How to load data from GitHub Raw?

Hi all,

I try to load json files that are in a private GitHub Repo.

The issue is that the API Query component can't handle it, as it is "text/plain" (even tough it's perfectly fine json)

Alternative would be to use the Data Transfer component, but that can't handle the Bearer Token Auth, which is needed for the private Repo.

Do I miss something or you guys have other ideas how to load these files?

Hi @Manuel​ , just to make sure I am understand what you are attending to retrieve... Are you retrieving files from a repo in GitHub or pulling some other GitHub information?

The file content itself, as you would get it via the Raw endpoint:

Thanks for your proposal. I checked it, but it didn't work. As far as I understood, that's the header that Matillion is sending to GitHub, right?

So Matillion to Github communication is not an issue here, that works.

The problem is the response, Github to Matillion, which gives this error:

Error: Invalid JSON markup. Expected json, but instead found [text/plain; charset=utf-8].

 

However, the content is proper JSON (the call from Github to Matillion is "text/plain"). Content of the reponse (This works in Postman, but it detects it as text, not as JSON):

{

    "type": "record",

    "name": "vacancy",

    "namespace": "marketplace.core.entity",

    "fields": [

        {

            "name": "id",

            "type": "string",

            "doc": "Unique id of the vacancy (UUIDv4)"

        },

        {

            "name": "accountId",

            "type": "string",

            "doc": "Id of the account to which owns the vacancy"

        },

...

    ]

}

Thanks for providing the info and screenshot. That is really helpful. One thing that comes to mind is if you are using the GitHub API to pull file contents you would typically need to include a specific "Accept" attribute and value in the header. In the API Query component make sure you have this connection option configured:

 

If this doesn’t work perhaps you could you post the API Profile you are using to get the file contents from GitHub and the API Query configuration you currently have? Feel free to obfuscate any content you deem intellectual property or security related to protect your GitHub environment and company. I hope the above helps.

the used rsd file

Hi @Manuel​,

What version of Matillion ETL are you using there? It worked OK for me on a Version: 1.55 (for Snowflake) querying this raw JSON file from the Developer Relations account...

Best regards,

Ian

We're using Version 1.54.10 for AWS Redshift.
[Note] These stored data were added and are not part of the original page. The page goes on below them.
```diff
+                    uint32_t s[4];
+#pragma unroll
+                    for (int k = 0; k < 4; ++k) s[k] = __umulhi(h0[k], B0) + __umulhi(h1[k], B1);
+                    const uint32_t p01 = ((s[1] << 16) + (s[0] + 0x20002u)) >> 2, p23 = ((s[3] << 16) + (s[2] + 0x20002u)) >> 2;
+                    out = __builtin_amdgcn_perm(p23, p01, 0x06040200u);
+                }
+                __builtin_amdgcn_raw_buffer_store_b32(out, rd, (uint32_t)dx, (uint32_t)(rr * L.pitch), 0);
             };
-            if (!(reuse && y.sy0 == psy)) taps(r0, h0);
-            taps(r1, h1);
-            if (reuse) psy = y.sy1;
-            uint32_t v[4];
-#pragma unroll
-            for (int k = 0; k < 4; ++k) v[k] = (__umulhi(h0[k] & ~15u, B0) + __umulhi(h1[k] & ~15u, B1) + 2) >> 2;
-            if (tail) {
-#pragma unroll
-                for (int k = 0; k < 4; ++k)
-                    if (dx + k >= L.xvec) v[k] = resize_tail(h0[k] * (B0 >> 12) + h1[k] * (B1 >> 12), L.area);
-            }
-            __builtin_amdgcn_raw_buffer_store_b32(v[0] | (v[1] << 8) | (v[2] << 16) | (v[3] << 24), rd, (uint32_t)dx,
-                                                  (uint32_t)(rr * L.pitch), 0);
+            uint32_t ha[4] = {0u, 0u, 0u, 0u}, hb[4] = {0u, 0u, 0u, 0u};
+            if (!(TAIL && remwave)) {
+                const int per = (nrow + nset - 1) / nset, rend = min(set * per + per, nrow);
+                int rr = set * per;
+                for (; rr + 1 < rend; rr += 2) {
+                    row(rr, ha, hb, true);
+                    row(rr + 1, hb, ha, true);
+                }
+                if (rr < rend) row(rr, ha, hb, true);
+            } else {
+                for (int rr = row0; rr < nrow; rr += rstep) row(rr, ha, hb, false);
+            }
         };
-        uint32_t ha[4] = {0u, 0u, 0u, 0u}, hb[4] = {0u, 0u, 0u, 0u};
-        if (!remwave) {
-            const int per = (nrow + nset - 1) / nset, rend = min(set * per + per, nrow);
-            psy = -1;
-            int rr = set * per;
-            for (; rr + 1 < rend; rr += 2) {
-                row(rr, ha, hb, true);
-                row(rr + 1, hb, ha, true);
-            }
-            if (rr < rend) row(rr, ha, hb, true);
-        } else {
-            for (int rr = row0; rr < nrow; rr += rstep) row(rr, ha, hb, false);
-        }
+        if (__builtin_amdgcn_ballot_w64(tail || remwave) != 0)
+            band(std::true_type{});
+        else
+            band(std::false_type{});
         if (!MULTI) return;
         ch += ch_step;
         if (ch >= ch_end) return;
@@ -3381,6 +3414,17 @@
     }
 }
 
+template <bool AL4>
+static auto resize_rows_kernel(int threads) {
+    switch (threads) {
+        case 256: return k_resize_rows<false, AL4, 256>;
+        case 320: return k_resize_rows<false, AL4, 320>;
+        case 384: return k_resize_rows<false, AL4, 384>;
+        case 448: return k_resize_rows<false, AL4, 448>;
+        default: return k_resize_rows<false, AL4, 512>;
+    }
+}
+
 hipError_t launch_resize(const Geo& g, int l, const uint8_t* in, int64_t in_pitch, uint8_t* ws, const ResizeX* xt,
                          const ResizeY* yt, int n_images, hipStream_t s, bool remainder_wave, int* zero_word) {
     const LevelGeo& L = g.lv[l];
@@ -3393,7 +3437,9 @@
     const int sets = std::max(1, (4 - remw + wgl - 1) / wgl);
     const int threads = 64 * (wgl * sets + remw);
     if (threads < 256 || threads > 512) return hipErrorInvalidConfiguration;
-    auto k = wg > wgl ? k_resize_rows<true> : k_resize_rows<false>;
+    const bool al4 = (l >= 2 ? g.lv[l - 1].pitch : g.W) % 4 == 0;
+    const auto k = wg > wgl ? (al4 ? k_resize_rows<true, true, 512> : k_resize_rows<true, false, 512>)
+                            : (al4 ? resize_rows_kernel<true>(threads) : resize_rows_kernel<false>(threads));
     hipLaunchKernelGGL(k, grid, dim3(threads), (size_t)L.rs_nsrc * L.rs_sp + 16, s, g, l, in, in_pitch, ws, xt, yt, wg,
                        remw, wgl, zero_word);
     return hipGetLastError();
```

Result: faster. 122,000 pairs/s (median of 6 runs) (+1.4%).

Ok, got it running when recreating the profile with the wizard. Will check what may have caused it

Ok, looks like

 

 <api:set attr="BackwardsCompatibilityMode" value="true" />

 

is needed here. Without this being set, you'll run into the error described above.

I should have known that! I have ran into issues with the BackwardsCompatibilityMode being true when it needed to be false and vice-versa. The errors I have seen where different than the one you are getting which probably makes sense because you are going after a completely different API than I was. Glad you got it working!